In the first year of the Civil War, Confederate Captains John Mathews and his friend Tom Livingston led white Confederate pro-slavers, southern sympathizing Indians, and Missouri Bushwhackers in attacking Free State Humboldt in Allen County, Kansas, just northeast of Wilson County. In September of 1861, Union Forces found Matthews and  killed him.

On October 14, 1861, in retaliation, the Missouri Home Guard returned to Humboldt and burned the town to the ground.

To provide some defense of those loyal to the Union, Capt. John R. Row and a force of 80 Union soldiers built Fort Row, on a spot nine miles north of present day Fredonia on Harper Road, just as the road angles west on the southern bank of the Verdigris River.

The Opothleyahola Story

Chief Opotheleyahola

Chief Opotheleyahola

Creek Indians, forced out of Alabama and Georgia in the early 1800s, came on the Trail of Tears to Oklahoma Indian Territory where they settled and established a new hopeful life.

Then came the Civil War.

In the winter of 1861, having received assurances from the Union that Indians loyal to the North would find safety and freedom in Kansas, loyal Creeks fled Oklahoma under the leadership of Opothleyahola. Thousands of Creek braves, women, and children traveled northward to Kansas and hoped for help. Along the way, they were joined by Union loyalists from other tribes as well as hundreds of slaves who had also been promised their freedom in Kansas. Twice the group was attacked by Southerners and again in December at Chustenahal (Bird’s Creek). That battle left the Indians fleeing for their lives in the bitter cold without clothing or food.

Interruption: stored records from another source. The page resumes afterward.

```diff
+      wprev = wcur;
+    }
+  }
+  k = 0; l = f.seq_len; wprev = 0; bid = 0;
+  int namb = 0;
+  uint32_t wst[24], pst[12];
+#pragma unroll
+  for (int j = 0; j < 24; ++j) wst[j] = 0;
+#pragma unroll
+  for (int j = 0; j < 12; ++j) pst[j] = 0;
+  for (int i0 = 0; i0 < v.len; i0 += 8) {
+    uint32_t wv[8], pv[8];
+    uint64_t bases8 = 0;
+    const bool whole = i0 + 8 <= v.len;
+    if (whole) memcpy(&bases8, v.row + (v.len - 8 - i0), 8);
+#pragma unroll
+    for (int j = 0; j < 8; ++j) {
+      const int i = i0 + j;
+      wv[j] = 0; pv[j] = 0;
+      if (i < v.len) {
+        int c;
+        if (whole) { const int c0 = (int)fq_nt4_fast((uint32_t)(bases8 >> (8 * (7 - j))) & 0xffu); c = (a && c0 < 4) ? 3 - c0 : c0; }
+        else c = fq_base(v, a, i);
+        namb += c > 3;
+        if (c < 4) {
+          touches += fq_touch2(f, k - 1, l, true);
+          uint32_t ok, ol;
+          fq_occ1_pair(f, k - 1, l, c, &ok, &ol);
+          k = f.L2[c] + ok + 1;
+          l = f.L2[c] + ol;
+        }
+        if (k > l || c > 3) { k = 0; l = f.seq_len; ++bid; }
+        const uint32_t wcur = l - k + 1;
+        const uint32_t seedbits = (use_seed && i >= seed_off) ? (uint32_t)seed_bits[(i - seed_off) * seed_bits_stride] << 6 : 0u;
+        wv[j] = wcur;
+        pv[j] = seedbits | (uint32_t)(bid < 31 ? bid : 31) | (i >= 1 && wcur == wprev ? 1u << 5 : 0u) | (uint32_t)c << 12;
+        wprev = wcur;
+      }
+    }
+    const uint32_t q0 = pv[0] | pv[1] << 16, q1 = pv[2] | pv[3] << 16, q2 = pv[4] | pv[5] << 16, q3 = pv[6] | pv[7] << 16;
+    const int g = (i0 >> 3) & 3;
+    if (g < 3) {
+#pragma unroll
+      for (int t = 0; t < 3; ++t)
+        if (g == t) {
+#pragma unroll
+          for (int j = 0; j < 8; ++j) wst[t * 8 + j] = wv[j];
+          pst[t * 4] = q0; pst[t * 4 + 1] = q1; pst[t * 4 + 2] = q2; pst[t * 4 + 3] = q3;
+        }
+    } else {
+#pragma unroll
+      for (int t = 0; t < 3; ++t) {
+        fq_store16(owa + i0 - (3 - t) * 8, wst[t * 8], wst[t * 8 + 1], wst[t * 8 + 2], wst[t * 8 + 3]);
+        fq_store16(owa + i0 - (3 - t) * 8 + 4, wst[t * 8 + 4], wst[t * 8 + 5], wst[t * 8 + 6], wst[t * 8 + 7]);
+      }
+      fq_store16(owa + i0, wv[0], wv[1], wv[2], wv[3]);
+      fq_store16(owa + i0 + 4, wv[4], wv[5], wv[6], wv[7]);
+#pragma unroll
+      for (int t = 0; t < 3; ++t) fq_store16(pra + i0 - (3 - t) * 8, pst[t * 4], pst[t * 4 + 1], pst[t * 4 + 2], pst[t * 4 + 3]);
+      fq_store16(pra + i0, q0, q1, q2, q3);
+    }
+  }
+  const int ng = (v.len + 7) >> 3, left = ng & 3, base = (ng & ~3) * 8;
+#pragma unroll
+  for (int t = 0; t < 3; ++t)
+    if (t < left) {
+      fq_store16(owa + base + t * 8, wst[t * 8], wst[t * 8 + 1], wst[t * 8 + 2], wst[t * 8 + 3]);
+      fq_store16(owa + base + t * 8 + 4, wst[t * 8 + 4], wst[t * 8 + 5], wst[t * 8 + 6], wst[t * 8 + 7]);
+      fq_store16(pra + base + t * 8, pst[t * 4], pst[t * 4 + 1], pst[t * 4 + 2], pst[t * 4 + 3]);
+    }
   A.bid_end[2 * w + a] = (uint8_t)(bid < 255 ? bid : 255);
   if (a == 0) {
     const uint32_t md = A.maxdiff_lut[v.len];
@@ -1768,6 +1889,7 @@
   uint64_t n_rows;
   uint32_t *pos;
   uint64_t *counters;
+  FqSaTab tab;
 };
 FQ_HD void fq_sa_thread(const FqSaArgs &A, uint64_t q) {
   uint32_t lo = 0, hi = A.n_aln;
@@ -1779,8 +1901,8 @@
   const uint32_t row = h.k + (uint32_t)(q - A.row_off[lo]);
   const int a = (int)(h.info >> 24) & 1;
   uint32_t steps = 0, p;
-  if (a) p = fq_sa_lookup(A.ix.fm[0], row, &steps);
-  else p = A.ix.fm[1].seq_len - (fq_sa_lookup(A.ix.fm[1], row, &steps) + A.aln_len[lo]);
+  if (a) p = fq_sa_pos(A.ix, A.tab, 0, row, &steps);
+  else p = A.ix.fm[1].seq_len - (fq_sa_pos(A.ix, A.tab, 1, row, &steps) + A.aln_len[lo]);
   A.pos[q] = p;
   FQ_ATOMIC_ADD64(&A.counters[FQ_C_OCC_SA], steps);
 }
diff --git a/fastquick_amd/csrc/fq_records.h b/fastquick_amd/csrc/fq_records.h
--- a/fastquick_amd/csrc/fq_records.h
+++ b/fastquick_amd/csrc/fq_records.h
@@ -49,6 +49,7 @@
   FqAln *qaln; uint32_t *qlen; uint64_t *qoff;
   uint64_t n_q, n_rows;
   const uint32_t *pos;
+  FqSaTab sa_tab;
   uint64_t *counters;
   const uint64_t *rng_start;
   uint32_t *isz;
@@ -242,7 +243,7 @@
         p[e].pos = A.pos[row + (p[e].sa - a[p[e].main_aln].k)];
       } else {
         uint32_t steps = 0;
-        p[e].pos = p[e].strand ? fq_sa_lookup(A.ix.fm[0], p[e].sa, &steps) : A.ix.fm[1].seq_len - (fq_sa_lookup(A.ix.fm[1], p[e].sa, &steps) + (uint32_t)p[e].len);
+        p[e].pos = p[e].strand ? fq_sa_pos(A.ix, A.sa_tab, 0, p[e].sa, &steps) : A.ix.fm[1].seq_len - (fq_sa_pos(A.ix, A.sa_tab, 1, p[e].sa, &steps) + (uint32_t)p[e].len);
         FQ_ATOMIC_ADD64(&A.counters[FQ_C_OCC_SA], steps);
         FQ_ATOMIC_ADD64(&A.counters[FQ_C_SA_DIRECT], 1);
       }
```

It was to tiny Fort Row that Opothleyahola and his beleaguered band fled. The small militia contingent manning the fort was overwhelmed by those seeking food and shelter. Many died that winter.

Opothleyahola settled at the Creek refugee camp near Quenemo and died on March 22, 1863. He was buried beside his daughter near Fort Belmont (two miles west of present-day Buffalo) in Woodson County, Kansas.

Indian soldier, First Indian Regiment

First Indian Regiment

The survivors eventually continued on to Woodson and Coffee Counties.

In May of 1862, approximately 1,000 Indian braves marched to Camp Hunter in Humboldt where they were inducted into the Union Army as the First Indian Regiment, both mounted and infantry.
In June of 1862, the First Indian Regiment rode to Baxter Springs accompanied by other Union Regiments. On July 3, the Indians led an attack and surprised a force of approximately four hundred Confederates under Colonel James Clarkson near Locust Grove. The combined forces of Indians and regular Union soldiers eventually captured over one hundred prisoners, including the colonel, along with supply wagons, gunpowder, and horses.
The Union Forces and their Indian allies went as far as Fort Gibson in the Cherokee Nation, near the junction of the Neosho and Arkansas rivers, from which they controlled  the road from Fort Scott to Texas.